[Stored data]
-- Opening Marker --

static int launch_group_gemm(hipStream_t st, int phase, const GemmArgs& a,
                             int M, int nE) {
  const int act = (phase == 0) ? a.act : 0;
  const bool gated = act >= 2;
  const bool hasBias = a.bias != nullptr;
  if (gated && hasBias) {
    setErr("b_up is not supported with a gated hidden_act (2/3)");
    return FM_ERR_UNSUPPORTED;
  }
  const int N = gated ? 2 * a.N : a.N;
  const long long gluOffset = gated ? 2LL * a.N * a.K : 0;
  if (g.cfg.dtype == 5 && phase != 3) {
    GemmArgs aa = a;
    aa.splitK = 1;
    aa.totalJobs = 0;
    static const int forceBig = [] {
      const char* e2 = getenv("FM_MX_GEOM");
      return (e2 && e2[0] == 'b') ? 1 : 0;
    }();
    const bool big = forceBig && mxBigGeom(M, N, nE);
    const bool mid = !big && (N >= 256) &&
                     DIVUP(M, 128) * DIVUP(N, 256) * nE >=
                         (g.nCU > 0 ? g.nCU : 256);
    const int bm = big ? 256 : 128, bn = (big || mid) ? 256 : 128;
    static const bool mxS3 = [] {
      const char* e2 = getenv("FM_MX_STAGES");
      return !(e2 && e2[0] == '2');
    }();
    dim3 grid(DIVUP(M, bm), DIVUP(N, bn), nE);
    dim3 block(512);
    {
      const int J = grid.x * grid.y * nE;
      const int resident = (big ? 1 : 2) * (g.nCU > 0 ? g.nCU : 256);
      if (J > resident) {
        aa.totalJobs = J;
        aa.jobsMT = grid.x;
        aa.jobsNT = grid.y;
        grid = dim3(resident, 1, 1);
      }
    }
#define MXGG(PH, AC, HB)                                                      \
    do {                                                                      \
      if (big)                                                                \
        hipLaunchKernelGGL((k_group_gemm_mx<PH, AC, HB, 256, 256>), grid,     \
                           block, 0, st, aa);                                 \
      else if (mid && mxS3)                                                   \
        hipLaunchKernelGGL((k_group_gemm_mx<PH, AC, HB, 128, 256, 3>), grid,  \
                           block, 0, st, aa);                                 \
      else if (mid)                                                           \
        hipLaunchKernelGGL((k_group_gemm_mx<PH, AC, HB, 128, 256>), grid,     \
// ... 276 lines not shown
  if (evs) FM_HIP_CHECK(hipEventRecord(evs[1], st));

  int rc = launch_gate(st, x, gate_w, gate_out, S);
  if (rc != FM_OK) return rc;
  if (evs) FM_HIP_CHECK(hipEventRecord(evs[2], st));

  if (g.cfg.dtype == 5) {
    rc = launch_quant_mx(st, x, g.x8, g.xs, g.S, g.H);
    if (rc != FM_OK) return rc;
  }

  GemmArgs up{};
  up.A = (g.cfg.dtype == 5) ? (const void*)g.x8 : x;
  up.aScales = g.xs;
  up.B = expert_w;
  up.bias = b_up;
  up.out = g.xM;
  up.gate_out = gate_out;
  up.tokenIds = g.tokenIds;
  up.eC = g.eC;
  up.strideAExpert = 0;
  up.strideBExpert = (long long)g.wMats * g.P * g.H;
  up.strideOExpert = (long long)g.pEC * g.P;
  up.K = g.H; up.N = g.P;
  up.EC = g.EC; up.pEC = g.pEC; up.PX = g.PX;
  up.topk = g.cfg.expert_top_k; up.act = g.cfg.hidden_act;
  up.expertOffset = 0; up.nRows = 0; up.H = g.H;
  const bool mxEpiQuant =
      (g.cfg.dtype == 5) && mxWideN(g.pEC, g.P, g.E);
  if (mxEpiQuant) {
    up.out8 = g.xM8;
    up.outScales = g.xMs;
  }
  rc = launch_group_gemm(st, 0, up, g.pEC, g.E);
  if (rc != FM_OK) return rc;
  if (evs) FM_HIP_CHECK(hipEventRecord(evs[3], st));

  if (g.cfg.dtype == 5 && !mxEpiQuant) {
    rc = launch_quant_mx(st, g.xM, g.xM8, g.xMs,
                         (long long)g.E * g.pEC, g.P);
    if (rc != FM_OK) return rc;
  }

  GemmArgs dn = up;
  dn.out8 = nullptr;
  dn.outScales = nullptr;
  dn.A = (g.cfg.dtype == 5) ? (const void*)g.xM8 : g.xM;
  dn.aScales = g.xMs;
  dn.B = reinterpret_cast<const char*>(expert_w) + (size_t)g.P * g.H * g.wesz;
  dn.bias = b_dn;
  dn.out = nullptr;
  dn.O32 = reinterpret_cast<float*>(g.cbuf);
  dn.moe_out = moe_out;
  dn.strideAExpert = (long long)g.pEC * g.P;
  dn.K = g.P; dn.N = g.H;
  rc = launch_group_gemm(st, 1, dn, g.pEC, g.E);
  if (rc != FM_OK) return rc;
  if (evs) FM_HIP_CHECK(hipEventRecord(evs[4], st));

  if (g.cfg.expert_top_k > 1) {
    int rc2 = launch_cast_combine(st, moe_out);
    if (rc2 != FM_OK) return rc2;
  }
  return FM_OK;
}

-- Closing Marker --

Your assignment – When a line of the entries above contains the word "hipEventRecord", include it in a tally, then give that tally alone.

Response to this task – 4